**What the task asks:** Pick every line from the data that holds the word "prox".
* * *
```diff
@@ -99,6 +100,12 @@
   return (int)__builtin_amdgcn_mbcnt_hi(~0u, __builtin_amdgcn_mbcnt_lo(~0u, (unsigned)z));
 }
 #define QP_FRESH_LANE(lane) qp_fresh_lane_()
+static __device__ __forceinline__ int qp_fresh_tid_() {
+  int t = (int)threadIdx.x;
+  asm volatile("" : "+v"(t));
+  return t & 1023;
+}
+#define QP_FRESH_TID() qp_fresh_tid_()
 static __device__ __forceinline__ int qp_opaque_true_() {
   int one;
   asm volatile("s_mov_b32 %0, 1" : "=s"(one));
diff --git a/qpalm_amd/csrc/qpalm_iter.h b/qpalm_amd/csrc/qpalm_iter.h
--- a/qpalm_amd/csrc/qpalm_iter.h
+++ b/qpalm_amd/csrc/qpalm_iter.h
@@ -225,7 +225,7 @@
 }
 
 template <int RPT>
-QPN void dev_factor(const qpg_view &V, int n, double *L, double *Dg, char *lds, int64_t *tdbg) { dense_factor<RPT>(L, Dg, n, V.ld, lds, tdbg); }
+QPN void dev_factor(const qpg_view &V, int n, double *L, double *Dg, char *lds, int64_t *tdbg, const double *fb = nullptr, double *fs = nullptr) { dense_factor(L, Dg, n, V.ld, lds, tdbg, fb, fs); }
 template <int RPT>
 QPN void dev_updown(const qpg_view &V, int b, int n, double *L, double *Dg, double *Wst, const int *up, int n_up,
                     const int *dn, int n_dn, QpShared &S, char *lds, int64_t *tdbg, double *fs = nullptr, int pre_jmin = -1) {
@@ -919,6 +919,7 @@
     }
     const long long t0 = QP_CLOCK();
     double gersh_ub = 0.0;
+    int factor_fused = 0;
     if constexpr (SPARSE) {
       const SpArrays SP = sp_arrays(V, b, slot, Dg, lds);
       if (resume) {
@@ -965,7 +966,8 @@
       double *Lt = (la == 7) ? LQ : L, *Dt = (la == 7) ? DgQ : Dg;
       gersh_ub = form_schur(V, b, n, Lt, la == 5, la == 1 || la == 5, (la == 1 || la == 3) && (prox != 0), gam, I.S, lds);
       if (tid == 0) I.s.ticks_dbg[3] += QP_CLOCK() - t0;
-      if (la != 5) dev_factor<RPT>(V, n, Lt, Dt, lds, I.s.ticks_dbg);
+      factor_fused = QP_UNIFORM((int)(!SPARSE && (la == 1 || la == 3) && kind == QP_KIND_NEWTON && !V.kkt && !V.offload && V.factor_fused_solve && factor_solve_fits(n, V.lds_bytes)));
+      if (la != 5) dev_factor<RPT>(V, n, Lt, Dt, lds, I.s.ticks_dbg, factor_fused ? a.dphi() : nullptr, factor_fused ? a.d() : nullptr);
       if (dual_init) {
         const double dobj = dev_dual_objective(V, a, b, LQ, DgQ, I, lds);
         if (tid == 0) { I.s.dual_objective = dobj; I.s.dual_pending = 0; }
@@ -1006,7 +1008,7 @@
         }
       } else
       if (!V.kkt && !resume) {
-        const bool fused = (RPT > 0) && !QP_NOFUSE && (action == 2) && !V.offload;
+        const bool fused = ((RPT > 0) && !QP_NOFUSE && (action == 2) && !V.offload) || factor_fused;
         if (!fused) for (int j = tid; j < n; j += QP_T) a.d()[j] = a.dphi()[j] * -1;
         __syncthreads();
         dense_solve(L, Dg, n, V.ld, a.d(), lds, V.lds_bytes, I.s.ticks_dbg, fused ? 2 : 0);
@@ -1020,7 +1022,7 @@
         if (action == 3) { I.s.n_factor_Q++; I.s.ticks_factor += t1 - t0; }
         if (action == 2) { if (!V.kkt) I.s.n_rank1 += nchange; I.s.n_sweeps = (int)I.s.ticks_dbg[QPG_CNT_SWEEPS]; I.s.ticks_update += t1 - t0; }
         I.s.n_solve++; I.s.ticks_solve += t2 - t1;
-        if (!V.kkt && (RPT > 0) && !QP_NOFUSE && action == 2 && (SPARSE || !V.offload)) I.s.n_fused_solve++;
+        if ((!V.kkt && (RPT > 0) && !QP_NOFUSE && action == 2 && (SPARSE || !V.offload)) || factor_fused) I.s.n_fused_solve++;
         I.s.last_fact = action;
       }
       QP_OPAQUE(a.b);
diff --git a/qpalm_amd/csrc/qpalm_kkt.h b/qpalm_amd/csrc/qpalm_kkt.h
--- a/qpalm_amd/csrc/qpalm_kkt.h
+++ b/qpalm_amd/csrc/qpalm_kkt.h
@@ -174,11 +174,11 @@
   int kna = QP_UNIFORM(I.s.kkt_na);
   if (action == 1 && can_compact) {
     kna = kkt_form_compact(V, a, b, L, gamma, prox, I, list);
-    dense_factor<RPT>(L, Dg, n + kna, ld, lds, I.s.ticks_dbg);
+    dense_factor(L, Dg, n + kna, ld, lds, I.s.ticks_dbg);
   } else {
     if (kna >= 0 && (action == 2 || action == 5)) { kkt_expand(V, a, L, Dg, kna, list, lds); kna = -1; }
     if (action == 1 || action == 3) { kkt_form(V, a, b, L, gamma, prox); kna = -1; }
-    if (action == 1 || action == 4) { dense_factor<RPT>(L, Dg, np, ld, lds, I.s.ticks_dbg); kna = -1; }
+    if (action == 1 || action == 4) { dense_factor(L, Dg, np, ld, lds, I.s.ticks_dbg); kna = -1; }
   }
   __syncthreads();
   if (tid == 0) I.s.kkt_na = kna;
diff --git a/qpalm_amd/csrc/qpalm_types.h b/qpalm_amd/csrc/qpalm_types.h
--- a/qpalm_amd/csrc/qpalm_types.h
+++ b/qpalm_amd/csrc/qpalm_types.h
@@ -62,7 +62,7 @@
 typedef struct {
   int32_t B, n, m, ld, nnzA, nnzQ, nnzQf, nslots, lds_bytes, update_rank_threshold, ls_stride, wst_stride, place_panel_wave, narrow_rows;
   int32_t offload, sweep_ranks;
-  int32_t kkt_compact, kkt_pad;
+  int32_t kkt_compact, factor_fused_solve;
   int32_t kkt, nfac;
   int32_t *Ap, *Ai, *Atp, *Ati, *Atperm, *Ainv, *Qp, *Qi, *Qfp, *Qfi, *Qfperm;
   double *Ax, *Atx, *Atss, *Qx, *Qfx;
```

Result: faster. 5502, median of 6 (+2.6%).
* * *
**Output of the exercise:**
       gersh_ub = form_schur(V, b, n, Lt, la == 5, la == 1 || la == 5, (la == 1 || la == 3) && (prox != 0), gam, I.S, lds);
     kna = kkt_form_compact(V, a, b, L, gamma, prox, I, list);
     if (action == 1 || action == 3) { kkt_form(V, a, b, L, gamma, prox); kna = -1; }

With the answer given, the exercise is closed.